# Recommendations on which dwarf cichlids to keep



## cdewsnip (May 14, 2009)

Hi,

I'm working to set up a new tank and would love some advice. I've recently fallen in love with the Gold Ram but have heard it's a bit tricky to keep. I'm happy to spend the time and care on them but don't want to be an irresponsible fishkeeper, especially being a beginner (though I've been doing huge amounts of reading and learning). Could anyone recommend a different dwarf cichlid that will be a bit hardier and is still suitable for a 11 gallon tank? I see that the Bolivian Ram is considered hardier but needs a larger tank. My ph is neutral so any fish that needs really low ph may not be right.

I really appreciate your help - thanks!


----------



## bigcatsrus (Apr 15, 2009)

Hi there

Welcome to the forum!

I would have a look at the African Butterfly Cichlid, easy to keep and a hardy fish. I have 2 in my 120L tank and haven't had any real major problems, only slight aggression. Or theres the jewel cichlid both these fish are easy to keep and don't get any bigger than 4 inches HTH


----------



## jfly (Feb 17, 2009)

id advise dwarf rainbow cichlid (pelvica chromis pulcher) aka. kribensis. Honestly they have so much personality, more than any mbuna, more than most humans,, monogamous fish, great breeders ,and great parents


----------



## kornphlake (Feb 12, 2004)

Pelvicacrhomis Pulcher or P. Taeniatus will be fairly inexpensive, Apistogramma Agassizi or Cacatouides would be slightly better suited to a small tank, but can be much more difficult to find and run in the neighborhood of $30/pr.


----------



## hollyfish2000 (Aug 23, 2007)

> Could anyone recommend a different dwarf cichlid that will be a bit hardier and is still suitable for a 11 gallon tank? I


Sorry, I don't think there is a dwarf cichlid that is suitable for an 11 gallon tank . . .

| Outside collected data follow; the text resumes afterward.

## Keep five-point elimination matrix in registers, park basis in LDS, raise RANSAC occupancy

Moves the 10x20 Gauss-Jordan elimination in the five-point solver out of LDS and into per-lane registers, using quad broadcasts and compile-time unrolled pivot steps instead of LDS round trips and wave barriers. The null-space basis and the B polynomial coefficients are parked in a much smaller LDS region so registers are freed before root finding. This shrinks the shared memory the RANSAC kernel needs and sets waves-per-EU to 2 so more blocks can be resident. It also pre-shifts the polynomial coefficients once in the Durand-Kerner loop instead of selecting them every iteration, and inlines the solver. The cost is much higher register pressure, with a risk of spills, and more select instructions for the pivot swaps.

```diff
diff --git a/visual_odometry_amd/csrc/geom_kernels.hip b/visual_odometry_amd/csrc/geom_kernels.hip
--- a/visual_odometry_amd/csrc/geom_kernels.hip
+++ b/visual_odometry_amd/csrc/geom_kernels.hip
@@ -274,6 +274,16 @@
 
 __device__ __forceinline__ void dk_iterate_low(const double* c, int n, double* rr, double* ri, bool early)
 {
+    double s[11];
+#pragma unroll
+    for (int k = 0; k <= 10; k++) s[k] = c[k];
+#pragma unroll
+    for (int step = 0; step < 9; step++) {
+        const bool move = step < 10 - n;
+#pragma unroll
+        for (int k = 10; k >= 1; k--) s[k] = move ? s[k - 1] : s[k];
+        s[0] = move ? 0.0 : s[0];
+    }
     double prev = 1e300;
     int stall = 0;
     const int sweeps = early ? VO_DK_FAST_CAP : VO_DK_ITERS;
@@ -285,16 +295,12 @@
         for (int i = 0; i < 10; i++) {
             if (i < n) {
                 cplx p = {rr[i], ri[i]};
-                double lead = c[10];
-#pragma unroll
-                for (int q = 1; q <= 10; q++) if (q == n) lead = c[q];
+                const double lead = s[10];
                 cplx num = {lead, 0}, denom = {lead, 0};
 #pragma unroll
                 for (int j = 0; j < 10; j++) {
                     if (j < n) {
-                        double cj = c[9 - j];
-#pragma unroll
-                        for (int q = 0; q < 10; q++) if (q == n - j - 1) cj = c[q];
+                        const double cj = s[9 - j];
                         cplx np = cmul(num, p);
                         num.re = np.re + cj; num.im = np.im;
                         if (j != i) {
@@ -317,20 +323,53 @@
     }
 }
 
+template <int COL>
+__device__ __forceinline__ bool elim_step(double (&cmr)[10][5])
+{
+    double colv[10];
+#pragma unroll
+    for (int r = 0; r < 10; r++) colv[r] = quad_bcast<COL / 5>(cmr[r][COL % 5]);
+    int piv = COL;
+    double best = fabs(colv[COL]), pv = colv[COL];
+#pragma unroll
+    for (int r = COL + 1; r < 10; r++) { const double v = fabs(colv[r]); if (v > best) { best = v; piv = r; pv = colv[r]; } }
+    if (best < 1e-300) return false;
+    double prow[5];
+    const double inv = 1.0 / pv;
+#pragma unroll
+    for (int j = 0; j < 5; j++) {
+        const double b = cmr[COL][j];
+        double a = b;
+#pragma unroll
+        for (int r = COL + 1; r < 10; r++) a = piv == r ? cmr[r][j] : a;
+        prow[j] = a * inv;
+#pragma unroll
+        for (int r = COL + 1; r < 10; r++) cmr[r][j] = piv == r ? b : cmr[r][j];
+        cmr[COL][j] = prow[j];
+    }
+#pragma unroll
+    for (int r = 0; r < 10; r++) {
+        if (r == COL) continue;
+        const double f = (r > COL && piv == r) ? colv[COL] : colv[r];
+        const bool skip = f == 0;
+#pragma unroll
+        for (int j = 0; j < 5; j++) {
+            const double v = cmr[r][j] - f * prow[j];
+            cmr[r][j] = skip ? cmr[r][j] : v;
+        }
+    }
+    return true;
+}
+
 #define FP_QUADS 16
+#define FP_PARK 75
 typedef __attribute__((address_space(3))) double lds_double;
-#define CMQ(r, j) cm[((r) * 5 + (j)) * 64 + lane]
-#define CMK(r, k) cm[((r) * 5 + (k) % 5) * 64 + (lane & ~3) + (k) / 5]
-__device__ __forceinline__ void quad_lds_sync()
-{
-    __builtin_amdgcn_fence(__ATOMIC_RELEASE, "wavefront");
-    __builtin_amdgcn_wave_barrier();
-    __builtin_amdgcn_fence(__ATOMIC_ACQUIRE, "wavefront");
-}
-
-__device__ __noinline__ int five_point_solve_quad(const double* x1, const double* x2, double* Eout, lds_double* cm, bool dk_early)
+#define PARK(i) park[(i) * FP_QUADS + (lane >> 2)]
+
+__device__ __forceinline__ int five_point_solve_quad(const double* x1, const double* x2, double* Eout, lds_double* park, bool dk_early)
 {
     const int lane = threadIdx.x & 63, q = lane & 3;
+    double cmr[10][5];
     double basis[36];
     {
         double A[9][5], V[5][9];
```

Even a pair of apistos really shouldn't be in anything small than a 20, and certainly not a 5" jewel cichlid!!


----------



## jfly (Feb 17, 2009)

<<<agrees with holly.. id look into kribs though .. honestly the best parents on earth and hearty breeders


----------



## dwarfpike (Jan 22, 2008)

Personally I wouldn't keep any cichlid in a 10/11 gallon either.

However, if I were to try, I can only think of three species: _Apistogramma borelli_, _Pelvicachromis taeniatus_, or _P. roloffi_.

The reason I'd suggest borelli over the other apistos mentioned is they are smaller as adults, and hardier than the agassizi.

The roloffi kribs are the smallest of the genus as well as the least aggressive, but will be hard to find.

The taeniatus are smaller than regular kribs (pulchers) and are much less aggressive, the is a local _Pelvicachromis_ breeder that does breed taeniatus in 10 and 15 gallon tanks, but has to use 20 longs are larger with regular kribs, or a divider. Taeniatus do tend to be more on the spendy side, at least around here as they are usually only available as pairs. But their beauty is unmatched depending on location.

While I love dwarf jewels (aka african butterfly rams), considering a pair took over almost an entire 36"x15 tank and were hard on each other, I'd avoid them in a 10.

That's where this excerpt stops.